S: The story relies heavily on stereotypes which are often offensive to our modern eyes. One title card goes so far as to say that civilization has passed the Arabs by. The entire structure of the romance triggers associations with the MeToo movement. Ayres is independent, a new breed of women emerging during the 1920s. She is intelligent, has her own wealth, and decides she doesn't need a husband to give her life value. She wants to see the world and on her own terms. But she is punished for going against the grain. She is forced into submission by the sheik and brainwashed into believing she loves her captor. Yet she retains some remainder of her self-respect because she believes she belongs to Ahmed. She would rather die than be "taken" by the bandit, who believes all women are property, and has a harem of jealous women in his captivity to illustrate that.
A: In the midst of the film’s popularity, there was a publicity article dispatched to newspapers entitled, “Do Women Like Cave Men?” In it, Ayres dispenses with any notion that she would behave like her character. “I don’t believe a woman could ever learn to love a man who had been brutal in the beginning,” she says. The article goes on to say that The Sheik “…has awakened much controversy among women particularly, some taking Miss Ayres’ viewpoint, others differing in opinion.” Typical obfuscation! I thought this article would’ve finally cleared up this nagging question.
S: The Image release of this film features a beautifully tinted print with a themed music score by Eric Beheim.

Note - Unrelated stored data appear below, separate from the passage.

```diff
@@ -901,15 +957,15 @@
     if (F == 17 && P->feat_stride == 32 && V.n_batches >= g_mfma_batches.load())
       k_gather2_items<17, true><<<dim3(ggad_skip_grid(wgs, skip)), dim3(256), 0, st>>>(P->col, P->feat, F, P->feat_stride, P->own_rp, P->own_deg,
                                                                                        P->pw_base, P->pc, P->grp, P->items, big, gbnd, P->counters,
-                                                                                       P->x2, P->part2, affine, take_cap, skip);
+                                                                                       P->x2, P->part2, affine, take_cap, skip, pair);
     else if (F == 17)
       k_gather2_items<17, false><<<dim3(ggad_skip_grid(wgs, skip)), dim3(256), 0, st>>>(P->col, P->feat, F, P->feat_stride, P->own_rp, P->own_deg,
                                                                                  P->pw_base, P->pc, P->grp, P->items, big, gbnd, P->counters,
-                                                                                 P->x2, P->part2, affine, take_cap, skip);
+                                                                                 P->x2, P->part2, affine, take_cap, skip, pair);
     else
       k_gather2_items<0, false><<<dim3(ggad_skip_grid(wgs, skip)), dim3(256), 0, st>>>(P->col, P->feat, F, P->feat_stride, P->own_rp, P->own_deg,
                                                                                 P->pw_base, P->pc, P->grp, P->items, big, gbnd, P->counters,
-                                                                                P->x2, P->part2, affine, take_cap, skip);
+                                                                                P->x2, P->part2, affine, take_cap, skip, pair);
     const unsigned cg = (unsigned)std::min<int64_t>(((int64_t)V.n_ents + 3) / 4, 16384);
     k_gather2_combine<<<dim3(ggad_skip_grid(cg, skip)), dim3(256), 0, st>>>(P->grp, P->counters, P->part2, F, P->x2, skip);
   } else {
```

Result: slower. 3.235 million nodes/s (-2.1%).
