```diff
+__global__ __launch_bounds__(256) void add_rows_kernel(const float* __restrict__ in_f, const int* __restrict__ idx, int n, float* __restrict__ out_f) {
+  const int lane = threadIdx.x & 63;
+  const int i = blockIdx.x * 4 + (threadIdx.x >> 6);
+  if (i >= n) return;
+  const long r = idx[i];
+  if (r < 0) return;
+  Row X = load_row(out_f + r * H, lane);
+  const Row D = load_row(in_f + (long)i * H, lane);
+#pragma unroll
+  for (int v = 0; v < NV; ++v) { X.v[v].x += D.v[v].x; X.v[v].y += D.v[v].y; X.v[v].z += D.v[v].z; X.v[v].w += D.v[v].w; }
+  store_row(out_f + r * H, lane, X);
+}
+__global__ __launch_bounds__(256) void cls_tile_rows_kernel(const bf16_t* __restrict__ in_b, const int* __restrict__ idx, const int* __restrict__ cu,
+                                                            int B, int S, long T, bf16_t* __restrict__ out_b) {
+  const int lane = threadIdx.x & 63, wave = threadIdx.x >> 6;
+  const int b = blockIdx.x;
+  const long row0 = cu ? (long)cu[b] : (long)b * S;
+  const long end = cu ? (long)cu[b + 1] : row0 + S;
+  const long used = cu ? (long)cu[B] : T;
+  const long src = idx[b];
+  for (int j = wave; j < 32; j += 4) {
+    const long r = row0 + j;
+    if (r >= T || (r >= end && r < used)) continue;
+#pragma unroll
+    for (int v = 0; v < NV; ++v) {
+      const int c = (v * 64 + lane) * 4;
+      uint2 x = {0u, 0u};
+      if (r == src) x = *(const uint2*)(in_b + (long)b * H + c);
+      *(uint2*)(out_b + r * H + c) = x;
+    }
+  }
+}
+
+int add_rows(const void* in_f32, const void* idx, int n, void* out_f32, hipStream_t stream) {
+  hipLaunchKernelGGL(add_rows_kernel, dim3((n + 3) / 4), dim3(256), 0, stream, (const float*)in_f32, (const int*)idx, n, (float*)out_f32);
+  return check_launch("add_rows_kernel");
+}
+int cls_tile_rows(const void* in_bf16, const void* idx, const void* cu_seqlens, int batch, int seq_len, long rows, void* out_bf16, hipStream_t stream) {
+  hipLaunchKernelGGL(cls_tile_rows_kernel, dim3(batch), dim3(256), 0, stream, (const bf16_t*)in_bf16, (const int*)idx, (const int*)cu_seqlens, batch,
+                     seq_len, rows, (bf16_t*)out_bf16);
+  return check_launch("cls_tile_rows_kernel");
+}
 int gather_rows(const void* in_f32, const void* in_bf16, const void* idx, int n, void* out_f32, void* out_bf16, hipStream_t stream) {
   hipLaunchKernelGGL(gather_rows_kernel, dim3((n + 3) / 4), dim3(256), 0, stream, (const float*)in_f32, (const bf16_t*)in_bf16,
                      (const int*)idx, n, (float*)out_f32, (bf16_t*)out_bf16);
diff --git a/carel_vae_amd/csrc/tail.hip b/carel_vae_amd/csrc/tail.hip
--- a/carel_vae_amd/csrc/tail.hip
+++ b/carel_vae_amd/csrc/tail.hip
@@ -403,6 +403,42 @@
   const float lv = row[(2 * side + 1) * D + kk];
   dlat[(long)b * 4 * D + 2 * side * D + kk] = (dlat_direct[(long)b * 4 * D + 2 * side * D + kk] + g) * gout;
   dlat[(long)b * 4 * D + (2 * side + 1) * D + kk] = (dlat_direct[(long)b * 4 * D + (2 * side + 1) * D + kk] + g * ep * expf(lv)) * gout;
+}
+
+__global__ __launch_bounds__(256) void tail_close_kernel(float* __restrict__ dz_part, int nparts, const float* __restrict__ dz_core,
+                                                         const float* __restrict__ dlat_direct, const float* __restrict__ lat,
+                                                         const float* __restrict__ eps_e, const float* __restrict__ eps_c, int B, int D,
+                                                         const float* __restrict__ rowstat, float inv_bv, float* __restrict__ terms,
+                                                         float* __restrict__ dlat) {
+  __shared__ float lds[256];
+  __shared__ float red[16];
+  const int n = B * 2 * D;
+  const int cl = threadIdx.x & 15, rl = threadIdx.x >> 4;
+  const int c = blockIdx.x * 16 + cl;
+  float s = 0.f;
+  if (c < n) for (int p = rl; p < nparts; p += 16) s += dz_part[(long)p * n + c];
+  lds[threadIdx.x] = s;
+  __syncthreads();
+  if (rl == 0 && c < n) {
+    float t = 0.f;
+#pragma unroll
+    for (int r = 0; r < 16; ++r) t += lds[r * 16 + cl];
+    dz_part[c] = t;
+    const int b = c / (2 * D), k = c - b * 2 * D;
+    const float g = dz_core[c] + t;
+    const int side = k >= D, kk = k - side * D;
+    const float* row = lat + (long)b * 4 * D;
+    const float ep = side ? eps_c[kk] : eps_e[kk];
+    const float lv = row[(2 * side + 1) * D + kk];
+    dlat[(long)b * 4 * D + 2 * side * D + kk] = dlat_direct[(long)b * 4 * D + 2 * side * D + kk] + g;
+    dlat[(long)b * 4 * D + (2 * side + 1) * D + kk] = dlat_direct[(long)b * 4 * D + (2 * side + 1) * D + kk] + g * ep * expf(lv);
+  }
+  if (blockIdx.x == 0) {
+    float tot = 0.f;
+    for (int b = threadIdx.x; b < B; b += 256) tot += rowstat[b * 4 + 3];
+    tot = block_sum(tot, red);
+    if (threadIdx.x == 0) { terms[7] = tot * inv_bv; terms[8] = terms[0] + tot * inv_bv; }
+  }
 }
 
 __global__ __launch_bounds__(256) void sample_z_kernel(const float* __restrict__ lat, const float* __restrict__ eps_e,
@@ -901,9 +937,12 @@
   const size_t dec_lds[3] = {dp.lds1, dp.lds2, dp.lds3};
   launch_decoder(DEC_WG, d, dim3(chunks), dim3(chunks), DEC_J * dp.G, dec_lds, stream);
   if ((rc = check_launch("decoder kernels"))) return join_on_error(rc);
-  launch_dz_reduce(a, w, stream);
   if (tev && hipStreamWaitEvent(stream, tev->join, 0) != hipSuccess) return join_on_error(set_error(CAREL_ERR_HIP, "carel_tail_losses: event join failed"));
-  return launch_tail_close(a, w, d.gscale, stream);
+  const int n = B * 2 * D;
+  hipLaunchKernelGGL(tail_close_kernel, dim3((n + 15) / 16), dim3(256), 0, stream, w.dz_part, chunks, (const float*)w.dz_core,
+                     (const float*)w.dlat_direct, (const float*)a->lat, (const float*)a->eps_e, (const float*)a->eps_c, B, D, (const float*)w.rowstat,
+                     d.gscale, (float*)a->terms, w.dlat);
+  return check_launch("tail_close_kernel");
 }
 
 extern "C" int carel_tail_losses_tiled(const carel_tail_args* a, void* stream_) {
diff --git a/carel_vae_amd/drl_classifier.py b/carel_vae_amd/drl_classifier.py
--- a/carel_vae_amd/drl_classifier.py
+++ b/carel_vae_amd/drl_classifier.py
@@ -1068,10 +1068,9 @@
             L.check(lib.carel_encoder_backward_layer(C.byref(ea), l, st), "carel_encoder_backward_layer")
             if l + lag < self.cfg.layers:
                 layer_ready(l + lag)
+        L.check(lib.carel_encoder_backward_embeddings(C.byref(ea), st), "carel_encoder_backward_embeddings")
         if lag:
-            L.check(lib.carel_encoder_backward_join(C.byref(ea), st), "carel_encoder_backward_join")
             layer_ready(0)
-        L.check(lib.carel_encoder_backward_embeddings(C.byref(ea), st), "carel_encoder_backward_embeddings")
         if rel is not None:
             L.check(lib.carel_relpos_reduce_span(rel.ddist.data_ptr(), int(ea.batch), rel.bucket.data_ptr(), self._g(REL_KEY), 0, span, st),
                     "carel_relpos_reduce_span")
```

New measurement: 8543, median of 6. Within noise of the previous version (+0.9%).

The middle-eastern themed music played on synthesizers put me in the right mood for the film. The sets are sumptuous and make this difficult movie more pleasant. Although I can appreciate the historical importance of this film, it is not an easy watch. I give it two stars.
A: I wanted more from this movie: more sex, more violence (is it too much to ask for one measly beheading?), at the minimum more intrigue. Instead, Valentino is freshly scrubbed and non-threatening, and Ayres fell short of the wild-eyed abandon that the character required. After the film’s conclusion, I revisited a couple scenes from 1977’s Sheik-spoof The World’s Greatest Lover. Although it’s played for laughs, the scenes between Gene Wilder and Carol Kane are far more electric!
The supporting cast is good. Adolphe Menjou struts in like royalty as the sensitive Parisian novelist, Dr. Raoul de St. Hubert. The film was reissued in 1938 and the amused review in The Washington Post perfectly captures Menjou’s aura as exuding “a faintly unwholesome Proustian air.” I would be remiss not to mention the snarling beast Omair played by Walter Long. One of the all-time great character actors, his ugly mug is probably best known from his appearances in several Laurel and Hardy shorts.
I watched the Kino release with Ben Model’s lively and thoroughly enjoyable organ score. I’m glad I finally saw it but agree that it’s more a cool historical curio than it is a hot-blooded sexy adventure. I’ll also give it two stars.